'''

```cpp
__device__ __forceinline__ int need_col(const int32_t *wb, int nw, int Ld, int k)
{
    return k == 0 ? 0 : (k == 2 * nw - 1 ? Ld : wb[(k + 1) >> 1] + ((k & 1) ? -CCSX_WIN_OVERHANG : CCSX_WIN_OVERHANG));
}
struct AlignEnd { int M, O, lo; unsigned K; };
template <int REV>
__device__ __forceinline__ AlignEnd align_pass(const KParams &P, const uint32_t *sread, int I, const uint8_t *d, int Ld, const int32_t *wb, int nw,
                                               int32_t *Osave, int lane)
{
    const int nneed = 2 * nw;
    int32_t *lo_need = Osave + (size_t)P.need_max * 128;
    int32_t *cm_need = lo_need + P.need_max + 64, *br_need = cm_need + P.need_max, *eb_need = br_need + P.need_max;
    int2 *OMsave = (int2 *)Osave;
    int kk = 1;
    auto need_at = [&](int k) { return REV ? Ld - need_col(wb, nw, Ld, nneed - 1 - k) : need_col(wb, nw, Ld, k); };
    int next_need = rfl(need_at(1));
    int Mprev = (lane <= I) ? lane * SC_INS : NEGV;
    int Oprev = 0;
    unsigned Kprev = (lane >= 1) ? 1u : 0u;
    int ecol = 0;
    int lo = 0, br = 0;
    int rbv = (lane >= 1 && lane <= I) ? read_base_packed(sread, lane - 1) : 4;
    const int hiI = I - (CCSX_BAND - 1) > 0 ? I - (CCSX_BAND - 1) : 0;
    BaseCursor bcur; bcur.w0 = 0; bcur.vw = 0u;
    const int nwords = (I + 15) >> 4;
    for (int jb = 0; jb < Ld; jb += LANES) {
        const int dL = (jb + lane < Ld) ? d[REV ? Ld - 1 - (jb + lane) : jb + lane] : 0;
        cursor_load(bcur, sread, nwords, lo + 61, lane);
        asm volatile("" :: "v"(dL), "v"(bcur.vw));
        const int nblk = (Ld - jb) < LANES ? (Ld - jb) : LANES;
        auto column = [&](const int jj) {
            const int j = jb + jj + 1;
            const int plo = lo;
            lo = rfl(band_lo_s(plo, br, hiI));
            const int sh = lo - plo;
            const int i = lo + lane;
            const int vb = rl(dL, jj);
            int x, y, ox, oy;
            unsigned kx, ky;
            if (sh == 0) { x = wave_shr1_i32(Mprev, NEGV); y = Mprev; ox = wave_shr1_i32_z(Oprev); oy = Oprev; kx = (unsigned)wave_shr1_i32_z((int)Kprev); ky = Kprev; }
            else {
                const int top = lo + 62;
                if (sh == 1) {
                    const int nb = top < I ? base_at(bcur, top) : 4;
                    x = Mprev; y = wave_shl1_i32(Mprev, NEGV); ox = Oprev; oy = wave_shl1_i32_z(Oprev);
                    kx = Kprev; ky = (unsigned)wave_shl1_i32_z((int)Kprev);
                    rbv = wave_shl1_i32(rbv, nb);
                } else {
                    x = wave_shl1_i32(Mprev, NEGV); y = wave_shl1_i32(x, NEGV); ox = wave_shl1_i32_z(Oprev); oy = wave_shl1_i32_z(ox);
                    kx = (unsigned)wave_shl1_i32_z((int)Kprev); ky = (unsigned)wave_shl1_i32_z((int)kx);
                    const int nb1 = top - 1 < I ? base_at(bcur, top - 1) : 4;
                    const int nb = top < I ? base_at(bcur, top) : 4;
                    rbv = wave_shl1_i32(wave_shl1_i32(rbv, nb1), nb);
                }
            }
            const unsigned bitj = 1u << (j - ecol - 1);
            const bool match = (vb == rbv);
            int best = x + (match ? SC_MATCH : SC_MISMATCH), org = ox;
            unsigned kd = match ? kx : (kx | bitj);
            { const int c = y + SC_DEL; if (c > best) { best = c; org = oy; kd = ky | bitj; } }
            const bool need = (j == next_need);
            unsigned insbits = bitj | (bitj << 1);
            if (need) {
                OMsave[(size_t)kk * 64 + lane] = make_int2(org, (int)kd);
                if (lane == 0) lo_need[kk] = lo;
                org = i;
                kd = 0u; insbits = 0x80000001u; ecol = j;
            }
            const int d0 = best + 4 * lane;
            const int dc = d0 > -(1 << 24) ? d0 : -(1 << 24);
            const int key = wave_scan_max_i32((dc << 6) | lane);
            const int xi = (key >> 6) - 4 * lane;
            const int ksl = key & 63;
            const int osrc = __shfl(org, ksl);
            const unsigned ksrc = (unsigned)__shfl((int)kd, ksl);
            if (xi > best) { best = xi; org = osrc; kd = ksrc | insbits; }
            if (i > I || best < -(1 << 22)) best = NEGV;
            const int cm = wave_reduce_max_i32(best);
            const unsigned long long bal = __ballot(best == cm);
            br = lo + (__ffsll((long long)bal) - 1);
            Mprev = best; Oprev = org; Kprev = kd;
// ... 3400 lines not shown
```

include/ccsx.h:

```cpp
#ifndef CCSX_H
#define CCSX_H

#include <stddef.h>
#include <stdint.h>

#ifdef __cplusplus
extern "C" {
#endif

#define CCSX_ABI_VERSION 6
#define CCSX_SPEC_VERSION 8

#define CCSX_BAND          64
#define CCSX_POA_BAND      32
#define CCSX_MAX_PASSES    255
#define CCSX_MAXPRED       7
#define CCSX_WIN_CORE      22
#define CCSX_WIN_OVERHANG  2
#define CCSX_JMAX          31
#define CCSX_IMAX          63
#define CCSX_MAX_ITER      8
#define CCSX_NCTX          16
#define CCSX_NOBS          12

// ... 10 lines not shown
    CCSX_CAPACITY              = 9,
    CCSX_HETERODUPLEX          = 10,
    CCSX_DRAFT_TOO_DIFFERENT   = 11,
    CCSX_INSUFFICIENT_SPANS    = 12,
    CCSX_COVERAGE_DROPS        = 13,
    CCSX_READS_FAILED_POLISHING = 14
};

typedef struct ccsx_model {
    char  name[32];
    float snr_lo, snr_hi;
    float trans_poly[CCSX_NCTX][3][4];
    float em_match [CCSX_NCTX][CCSX_NOBS];
    float em_branch[CCSX_NCTX][3];
    float em_stick [CCSX_NCTX][3];
} ccsx_model;

typedef struct ccsx_opts {
    int32_t max_poa_cov;
    int32_t min_passes;
    int32_t top_passes;
    int32_t min_length;
    int32_t max_length;
    float   min_rq;
    int32_t poa_slots;
    int32_t hifi_kinetics;
    int32_t disable_heuristics;
    float   min_zscore;
    int32_t handles_per_device;
    int32_t no_fallback_draft;
    int32_t max_insertion_size;
    int32_t serial_stages;
    int32_t max_qv;
} ccsx_opts;

typedef struct ccsx_batch {
    int32_t        n_zmw;
    int32_t        n_reads;
    int64_t        n_bases;
    const int32_t *zmw_id;
    const float   *snr;
    const int32_t *read_off;
    const int64_t *base_off;
    const uint8_t *bases;
    const uint8_t *pw;
    const uint8_t *ipd;
    const uint8_t *flags;
} ccsx_batch;
#define CCSX_PASS_STRAND_UNKNOWN 0x8

typedef struct ccsx_results {
    int32_t  n_zmw;
    int64_t  seq_capacity;
    int64_t *seq_off;
    int32_t *status;
    int32_t *seq_len;
    uint8_t *seq;
    uint8_t *qual;
    float   *raw_qv;
    float   *rq;
    int32_t *np;
    float   *ec;
    int32_t *iters;
    int32_t *n_windows;
    uint8_t *fi, *fp;
    uint8_t *ri, *rp;
    int32_t *fn, *rn;
} ccsx_results;

typedef struct ccsx_timings {
    float setup_ms, draft_ms, align_ms, polish_ms, stitch_ms, total_ms;
    int64_t polish_workgroups;
    float queue_ms;
    float reserved_;
    double start_ms, end_ms;
} ccsx_timings;

typedef struct ccsx_handle_s *ccsx_handle;

int         ccsx_abi_version(void);
int         ccsx_spec_version(void);
const char *ccsx_build_flags(void);
const char *ccsx_runtime_switches(void);
const char *ccsx_last_error(void);
int         ccsx_device_count(void);

void        ccsx_model_default(ccsx_model *m);
void        ccsx_opts_default(ccsx_opts *o);

int         ccsx_model_from_json(const char *json_text, ccsx_model *m);
int         ccsx_model_load(const char *path, ccsx_model *m);
int64_t     ccsx_model_to_json(const ccsx_model *m, const char *binding_kit, const char *sequencing_kit,
                               const char *basecaller_version, char *buf, int64_t cap);
int         ccsx_model_for_chemistry(const char *binding_kit, const char *sequencing_kit, const char *basecaller_version,
                                     ccsx_model *m);

int         ccsx_create(int device_ordinal, const ccsx_model *model, const ccsx_opts *opts, ccsx_handle *out);
int         ccsx_destroy(ccsx_handle h);

int         ccsx_pci_numa_node(const char *pci_bus_id);
int         ccsx_device_numa_node(int device);
int         ccsx_bind_thread_to_node(int node);
int         ccsx_bind_thread_to_device(int device);
void       *ccsx_alloc_pinned(size_t bytes);
void        ccsx_free_pinned(void *p);

int64_t     ccsx_result_layout(const ccsx_batch *b, int64_t *seq_off);

int         ccsx_consensus_batch(ccsx_handle h, const ccsx_batch *b, ccsx_results *res);

typedef int64_t ccsx_ticket;
int         ccsx_submit(ccsx_handle h, const ccsx_batch *b, ccsx_results *res, ccsx_ticket *ticket);
int         ccsx_wait(ccsx_handle h, ccsx_ticket ticket);
int         ccsx_poll(ccsx_handle h, ccsx_ticket ticket);
int         ccsx_ticket_timings(ccsx_handle h, ccsx_ticket ticket, ccsx_timings *t);

typedef struct ccsx_drafts {
    int32_t  n_zmw;
    int64_t  seq_capacity;
    int64_t  win_capacity;
    int64_t *seq_off;
    int64_t *win_off;
    int32_t *status;
    int32_t *len;
    uint8_t *seq;
    int32_t *backbone;
    int32_t *n_windows;
    int32_t *win_bounds;
} ccsx_drafts;
#define CCSX_QV_ONLY 1u
void        ccsx_draft_layout(const ccsx_batch *b, int64_t *seq_off, int64_t *win_off, int64_t *seq_capacity, int64_t *win_capacity);
int         ccsx_draft_batch(ccsx_handle h, const ccsx_batch *b, ccsx_drafts *drafts);
int         ccsx_polish_batch(ccsx_handle h, const ccsx_batch *b, const ccsx_drafts *drafts, ccsx_results *res, uint32_t flags);
int         ccsx_submit_draft(ccsx_handle h, const ccsx_batch *b, ccsx_drafts *drafts, ccsx_ticket *ticket);
int         ccsx_submit_polish(ccsx_handle h, const ccsx_batch *b, const ccsx_drafts *drafts, ccsx_results *res, uint32_t flags, ccsx_ticket *ticket);
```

'''

● What to do: Where does "nneed" appear in the listing? Show every line that has it.

● Result of the exercise:
    const int nneed = 2 * nw;
    auto need_at = [&](int k) { return REV ? Ld - need_col(wb, nw, Ld, nneed - 1 - k) : need_col(wb, nw, Ld, k); };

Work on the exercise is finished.